I can rarely find a picture of the training pyramid which I truly like, but most of you who have studied at least some dressage know what I’m talking about.

I’ve written about the pyramid of training or the training scale before, but a recent conversation after a lesson made me think of another way to explain its purpose. Two of my students were talking about the scale and one of them said, I know it, I just don’t really know how to use it. I thought of my previous blog, which was about how we in America interpret this scale of training. You can find it here Out of my mouth came the words, “think of it as a guide for each ride, not as something to climb”. The ladies really liked that answer, but of course, I thought there should be further explanation.

Any horse, at any level of training, can work on any aspect of this pyramid at any time. Collection is merely a collection of things we’ve taught the horse over time. We never want our horses traveling crooked or unbalanced, making straightness an evolution.

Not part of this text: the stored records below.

__device__ __forceinline__ void sh_basis(int degree, float x, float y, float z, float* b) {
    b[0] = 0.28209479177387814f;
    if (degree < 1) return;
    b[1] = -0.4886025119029199f * y;
    b[2] = 0.4886025119029199f * z;
    b[3] = -0.4886025119029199f * x;
    if (degree < 2) return;
    const float xx = x * x, yy = y * y, zz = z * z, xy = x * y, yz = y * z, xz = x * z;
    b[4] = 1.0925484305920792f * xy;
    b[5] = -1.0925484305920792f * yz;
    b[6] = 0.31539156525252005f * (2.f * zz - xx - yy);
    b[7] = -1.0925484305920792f * xz;
    b[8] = 0.5462742152960396f * (xx - yy);
    if (degree < 3) return;
    b[9] = -0.5900435899266435f * y * (3.f * xx - yy);
    b[10] = 2.890611442640554f * xy * z;
    b[11] = -0.4570457994644658f * y * (4.f * zz - xx - yy);
    b[12] = 0.3731763325901154f * z * (2.f * zz - 3.f * xx - 3.f * yy);
    b[13] = -0.4570457994644658f * x * (4.f * zz - xx - yy);
    b[14] = 1.445305721320277f * z * (xx - yy);
    b[15] = -0.5900435899266435f * x * (xx - 3.f * yy);
    if (degree < 4) return;
    b[16] = 2.5033429417967046f * xy * (xx - yy);
    b[17] = -1.7701307697799304f * yz * (3.f * xx - yy);
    b[18] = 0.9461746957575601f * xy * (7.f * zz - 1.f);
    b[19] = -0.6690465435572892f * yz * (7.f * zz - 3.f);
    b[20] = 0.10578554691520431f * (zz * (35.f * zz - 30.f) + 3.f);
    b[21] = -0.6690465435572892f * xz * (7.f * zz - 3.f);
    b[22] = 0.47308734787878004f * (xx - yy) * (7.f * zz - 1.f);
    b[23] = -1.7701307697799304f * xz * (xx - 3.f * yy);
    b[24] = 0.6258357354491761f * (xx * (xx - 3.f * yy) - yy * (3.f * xx - yy));
}

__device__ __forceinline__ void sh_basis_grad(int degree, float x, float y, float z, const float* w,
                                              float& gx, float& gy, float& gz) {
    gx = gy = gz = 0.f;
    if (degree < 1) return;
    gy += -0.4886025119029199f * w[1];
    gz += 0.4886025119029199f * w[2];
    gx += -0.4886025119029199f * w[3];
    if (degree < 2) return;
    const float xx = x * x, yy = y * y, zz = z * z, xy = x * y, yz = y * z, xz = x * z;
    { const float c = 1.0925484305920792f * w[4]; gx += c * y; gy += c * x; }
    { const float c = -1.0925484305920792f * w[5]; gy += c * z; gz += c * y; }
    { const float c = 0.31539156525252005f * w[6]; gx += -2.f * c * x; gy += -2.f * c * y; gz += 4.f * c * z; }
    { const float c = -1.0925484305920792f * w[7]; gx += c * z; gz += c * x; }
    { const float c = 0.5462742152960396f * w[8]; gx += 2.f * c * x; gy += -2.f * c * y; }
    if (degree < 3) return;
    { const float c = -0.5900435899266435f * w[9]; gx += c * 6.f * xy; gy += c * (3.f * xx - 3.f * yy); }
    { const float c = 2.890611442640554f * w[10]; gx += c * yz; gy += c * xz; gz += c * xy; }
    { const float c = -0.4570457994644658f * w[11]; gx += c * (-2.f * xy); gy += c * (4.f * zz - xx - 3.f * yy); gz += c * 8.f * yz; }
    { const float c = 0.3731763325901154f * w[12]; gx += c * (-6.f * xz); gy += c * (-6.f * yz); gz += c * (6.f * zz - 3.f * xx - 3.f * yy); }
    { const float c = -0.4570457994644658f * w[13]; gx += c * (4.f * zz - 3.f * xx - yy); gy += c * (-2.f * xy); gz += c * 8.f * xz; }
    { const float c = 1.445305721320277f * w[14]; gx += c * 2.f * xz; gy += c * (-2.f * yz); gz += c * (xx - yy); }
    { const float c = -0.5900435899266435f * w[15]; gx += c * (3.f * xx - 3.f * yy); gy += c * (-6.f * xy); }
    if (degree < 4) return;
    { const float c = 2.5033429417967046f * w[16]; gx += c * (3.f * xx * y - yy * y); gy += c * (xx * x - 3.f * x * yy); }
    { const float c = -1.7701307697799304f * w[17]; gx += c * 6.f * xy * z; gy += c * (3.f * xx * z - 3.f * yy * z); gz += c * (3.f * xx * y - yy * y); }
    { const float c = 0.9461746957575601f * w[18]; gx += c * (7.f * y * zz - y); gy += c * (7.f * x * zz - x); gz += c * 14.f * xy * z; }
    { const float c = -0.6690465435572892f * w[19]; gy += c * (7.f * zz * z - 3.f * z); gz += c * (21.f * y * zz - 3.f * y); }
    { const float c = 0.10578554691520431f * w[20]; gz += c * (140.f * zz * z - 60.f * z); }
    { const float c = -0.6690465435572892f * w[21]; gx += c * (7.f * zz * z - 3.f * z); gz += c * (21.f * x * zz - 3.f * x); }
    { const float c = 0.47308734787878004f * w[22]; gx += c * 2.f * x * (7.f * zz - 1.f); gy += c * (-2.f) * y * (7.f * zz - 1.f); gz += c * 14.f * z * (xx - yy); }
    { const float c = -1.7701307697799304f * w[23]; gx += c * (3.f * xx * z - 3.f * yy * z); gy += c * (-6.f * xy * z); gz += c * (xx * x - 3.f * x * yy); }
    { const float c = 0.6258357354491761f * w[24]; gx += c * (4.f * xx * x - 12.f * x * yy); gy += c * (-12.f * xx * y + 4.f * yy * y); }
}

Most people are encouraging their horses to go forward from the very first step, in hopes of having impulsion. Connection begins before we even get on the horse and in my opinion should be the base of the pyramid. Of course, in this interpretation the word is being applied simply to the bit, which is not even necessary for collection; but I digress. Relaxation is something every horse person hopes for, not that they work on it much, but they always hope it is there! Rhythm encompasses so many things that it is impossible to ever “master” this base of the pyramid. Most people think of rhythm only in terms of the horse’s movement and gaits. Rhythm is something we all carry, and our rhythm must be in harmony with our horse before we can get relaxation or connection. Regardless of whether our horse has impulsion, is straight, or knows how to collect.

Try writing down all the exercises, movements, and “things to work on” thoughts you use with your horse during a training ride. Can you assign each exercise to a piece of the pyramid? Which part do most of your exercises fall under? How good are your rhythm and relaxation? What other connections do you make with your horse besides the bit? While I think each part of the pyramid can be utilized every day with horses, I think rhythm, relaxation, and connection go much further than our physical bodies. Can you think outside of the triangle to make progress on the training scale?